**Task**
From the entries, copy every line that carries the string "aligned".

**The data**

# Chris10M/Lip2Speech

Measured on AMD Instinct MI355X. Metric: mel-frames/sec at LRW batch=32, 29-frame clips (Lip2Speech.inference, S=300), higher is better.
Workload: dtype f32; 1 GPU; LRW single-word, batch=32 per step, 29x96x96 RGB mouth crops, S=300 decode steps, speaker embedding supplied (encoding=voice), random-init weights; every step is one full pass over one B=32 batch; frames=29, decode_steps=300, library=libl2s_hip.so, parallelism=dp1 (clip sharding, no collective), batches_per_launch_chain=8, launch_chains_in_flight_per_gpu=3, distinct_batches_per_gpu=24, ranks=1

## Files before the change

### lip2speech_amd/csrc/encoder_kernels.hip

```cpp
#include "l2s_common.h"
#include <type_traits>

namespace l2s {

constexpr int FE_PR = 6;
constexpr int FE_CR = 2 * FE_PR + 1;
constexpr int FE_XROWS = 2 * (FE_CR - 1) + 7 + 1;
constexpr int FE_XLD = 104;
constexpr int FE_KP = 50;
constexpr int FE_CO = 24;

template <int HW, int MODE>
__global__ __launch_bounds__(256, 3) void frontend3d_kernel(const FrontendW w, const FrameSrc vsrc,
                                                            int T, float* __restrict__ out, float* __restrict__ zout) {
    constexpr bool SAVE_Z = MODE == 1;
    constexpr int H = HW, W = HW, Hc = H / 2, Wc = W / 2, Hp = Hc / 2, Wp = Wc / 2;
    constexpr int P = FE_CR * Wc;
    constexpr int NT = (P + 31) / 32;
    constexpr int TPW = (NT + 3) / 4;
    constexpr int XS = FE_XROWS * FE_XLD;
    constexpr int WS = FE_KP * 32;
    constexpr int CS = MODE == 2 ? 0 : P * (FE_CO / 2);
    constexpr int SMEM = (XS + WS) > CS ? (XS + WS) : CS;
    __shared__ __attribute__((aligned(16))) float smem[SMEM];
// ... 493 lines not shown
                        if ((nt == 0 && !on0) || (nt == 2 && !on1)) continue;
                        f32x4 a = acc[j][nt];
                        a = __builtin_amdgcn_mfma_f32_16x16x32_bf16(al, bh[nt], a, 0, 0, 0);
                        a = __builtin_amdgcn_mfma_f32_16x16x32_bf16(ah, bl[nt], a, 0, 0, 0);
                        a = __builtin_amdgcn_mfma_f32_16x16x32_bf16(am, bm[nt], a, 0, 0, 0);
                        a = __builtin_amdgcn_mfma_f32_16x16x32_bf16(am, bh[nt], a, 0, 0, 0);
                        a = __builtin_amdgcn_mfma_f32_16x16x32_bf16(ah, bm[nt], a, 0, 0, 0);
                        a = __builtin_amdgcn_mfma_f32_16x16x32_bf16(ah, bh[nt], a, 0, 0, 0);
                        acc[j][nt] = a;
                    }
                }
            }
        }
        sl = nxt; ++nslab;
    }
    __syncthreads();

    float* Cs = reinterpret_cast<float*>(smem);
    constexpr int CH = FE_CO / 2;
    float sc[3], sh[3], slp[3];
#pragma unroll
    for (int nt = 0; nt < 3; ++nt) {
        const int q = nt * 16 + li, ch = q >= FE_CO ? q - FE_CO : q;
        sc[nt] = w.scale[ch]; sh[nt] = w.shift[ch]; slp[nt] = w.slope[ch];
    }
    for (int pass = 0; pass < (has1 ? 4 : 2); ++pass) {
        const int o = pass >> 1, half = pass & 1;
#pragma unroll
        for (int nt = 0; nt < 3; ++nt) {
            const int q = nt * 16 + li, qo = q >= FE_CO ? 1 : 0, ch = q - FE_CO * qo;
            if (qo == o && ch >= half * CH && ch < (half + 1) * CH) {
#pragma unroll
                for (int j = 0; j < TPW; ++j) {
                    if (wave + 4 * j < PT) {
#pragma unroll
                        for (int r = 0; r < 4; ++r) {
                            const int p = (wave + 4 * j) * 16 + 4 * kg + r;
                            if (p < P) {
                                float v = acc[j][nt][r] * sc[nt] + sh[nt];
                                v = v >= 0.f ? v : slp[nt] * v;
                                Cs[p * CH + (ch - half * CH)] = v;
                            }
                        }
                    }
                }
            }
        }
        __syncthreads();
        const int f = bg * T + t0 + o;
        for (int i = tid; i < FE_PR * Wp * CH; i += 256) {
            const int ch = i % CH;
            const int pw = (i / CH) % Wp;
            const int prl = i / (CH * Wp);
            const int pr = p0 + prl;
            if (pr >= Hp) continue;
            float m = -INFINITY;
#pragma unroll
            for (int dr = 0; dr < 3; ++dr) {
                const int crow = 2 * pr - 1 + dr;
                if (crow < 0 || crow >= Hc) continue;
                const int lrow = 2 * prl + dr;
#pragma unroll
                for (int dc = -1; dc <= 1; ++dc) {
                    const int cc = 2 * pw + dc;
                    if (cc < 0 || cc >= Wc) continue;
                    m = fmaxf(m, Cs[(lrow * Wc + cc) * CH + ch]);
                }
            }
            out[(((int64_t)f * Hp + pr) * Wp + pw) * FE_CO + half * CH + ch] = m;
        }
        __syncthreads();
    }
}

template <int HW>
__global__ __launch_bounds__(256, 2) void frontend3d_x3q_kernel(const FrontendW w, const FrameSrc vsrc, int T, float* __restrict__ out) {
    const int NPAIR = (T + 1) / 2;
    const int bg = blockIdx.y / NPAIR, t0 = 2 * (blockIdx.y - bg * NPAIR);
    const bool has1 = t0 + 1 < T;
    const int grp = bg / vsrc.per, b = bg - grp * vsrc.per;
    const float* __restrict__ video = vsrc.p[grp];
#define FE_X3Q_PITCH T
#define FE_X3Q_FRAME0 (bg * T)
#include "frontend_x3q_block.inc"
#undef FE_X3Q_PITCH
#undef FE_X3Q_FRAME0
}

template <int HW>
__global__ __launch_bounds__(256, 2) void frontend3d_x3q_ragged_kernel(const FrontendW w, const FrameSrc vsrc, const RaggedClip* __restrict__ clips,
                                                                       const int* __restrict__ pair_clip, float* __restrict__ out) {
    const RaggedClip k = clips[pair_clip[blockIdx.y]];
    const int T = k.len;
    const int t0 = 2 * ((int)blockIdx.y - k.pair0);
    const bool has1 = t0 + 1 < T;
    const int b = k.row;
    const float* __restrict__ video = vsrc.p[0];
#pragma unroll
    for (int g = 1; g < MAX_GROUP; ++g) video = k.g == g ? vsrc.p[g] : video;
#define FE_X3Q_PITCH k.T
#define FE_X3Q_FRAME0 k.frame0
#include "frontend_x3q_block.inc"
#undef FE_X3Q_PITCH
#undef FE_X3Q_FRAME0
}

int launch_frontend(const FrontendW& w, const FrameSrc& video, int B, int T, int H, int W, float* out, hipStream_t s, float* zout) {
    L2S_REQUIRE(H == W && (H == 96 || H == 88), "frontend supports 96x96 and 88x88 mouth crops");
    L2S_REQUIRE(video.per >= 1 && (B + video.per - 1) / video.per <= MAX_GROUP, "too many frame tensors in one launch");
    for (int g = 0; g < (B + video.per - 1) / video.per; ++g)
        L2S_REQUIRE(video.p[g] && (reinterpret_cast<uintptr_t>(video.p[g]) & 15u) == 0, "video must be non-null and 16-byte aligned");
    const int Hp = H / 4;
    dim3 grid((Hp + FE_PR - 1) / FE_PR, B * T);
    ProfScope ps("frontend3d_conv_bn_prelu_pool", s);
    if (!zout && w.w1) {
        if (H == 96) hipLaunchKernelGGL((frontend3d_x3_kernel<96, 1>), grid, dim3(256), 0, s, w, video, T, out);
        else hipLaunchKernelGGL((frontend3d_x3_kernel<88, 1>), grid, dim3(256), 0, s, w, video, T, out);
    } else if (!zout && w.w3 && w.pair) {
        dim3 gp((Hp + FE_PR - 1) / FE_PR, B * ((T + 1) / 2));
        if (w.pipe) {
            const unsigned pad = w.solo ? 4096u : 0u;
            if (H == 96) hipLaunchKernelGGL((frontend3d_x3q_kernel<96>), gp, dim3(256), pad, s, w, video, T, out);
            else hipLaunchKernelGGL((frontend3d_x3q_kernel<88>), gp, dim3(256), pad, s, w, video, T, out);
        } else if (H == 96) hipLaunchKernelGGL((frontend3d_x3p_kernel<96>), gp, dim3(256), 0, s, w, video, T, out);
        else hipLaunchKernelGGL((frontend3d_x3p_kernel<88>), gp, dim3(256), 0, s, w, video, T, out);
    } else if (!zout && w.w3) {
        if (H == 96) hipLaunchKernelGGL((frontend3d_x3_kernel<96, 3>), grid, dim3(256), 0, s, w, video, T, out);
        else hipLaunchKernelGGL((frontend3d_x3_kernel<88, 3>), grid, dim3(256), 0, s, w, video, T, out);
    } else if (zout) {
        if (H == 96) hipLaunchKernelGGL((frontend3d_kernel<96, 1>), grid, dim3(256), 0, s, w, video, T, out, zout);
        else hipLaunchKernelGGL((frontend3d_kernel<88, 1>), grid, dim3(256), 0, s, w, video, T, out, zout);
    } else {
        if (H == 96) hipLaunchKernelGGL((frontend3d_kernel<96, 0>), grid, dim3(256), 0, s, w, video, T, out, zout);
        else hipLaunchKernelGGL((frontend3d_kernel<88, 0>), grid, dim3(256), 0, s, w, video, T, out, zout);
    }
    L2S_CHECK_HIP(hipGetLastError());
    return 0;
}
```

**Result for this exercise**
    __shared__ __attribute__((aligned(16))) float smem[SMEM];
        L2S_REQUIRE(video.p[g] && (reinterpret_cast<uintptr_t>(video.p[g]) & 15u) == 0, "video must be non-null and 16-byte aligned");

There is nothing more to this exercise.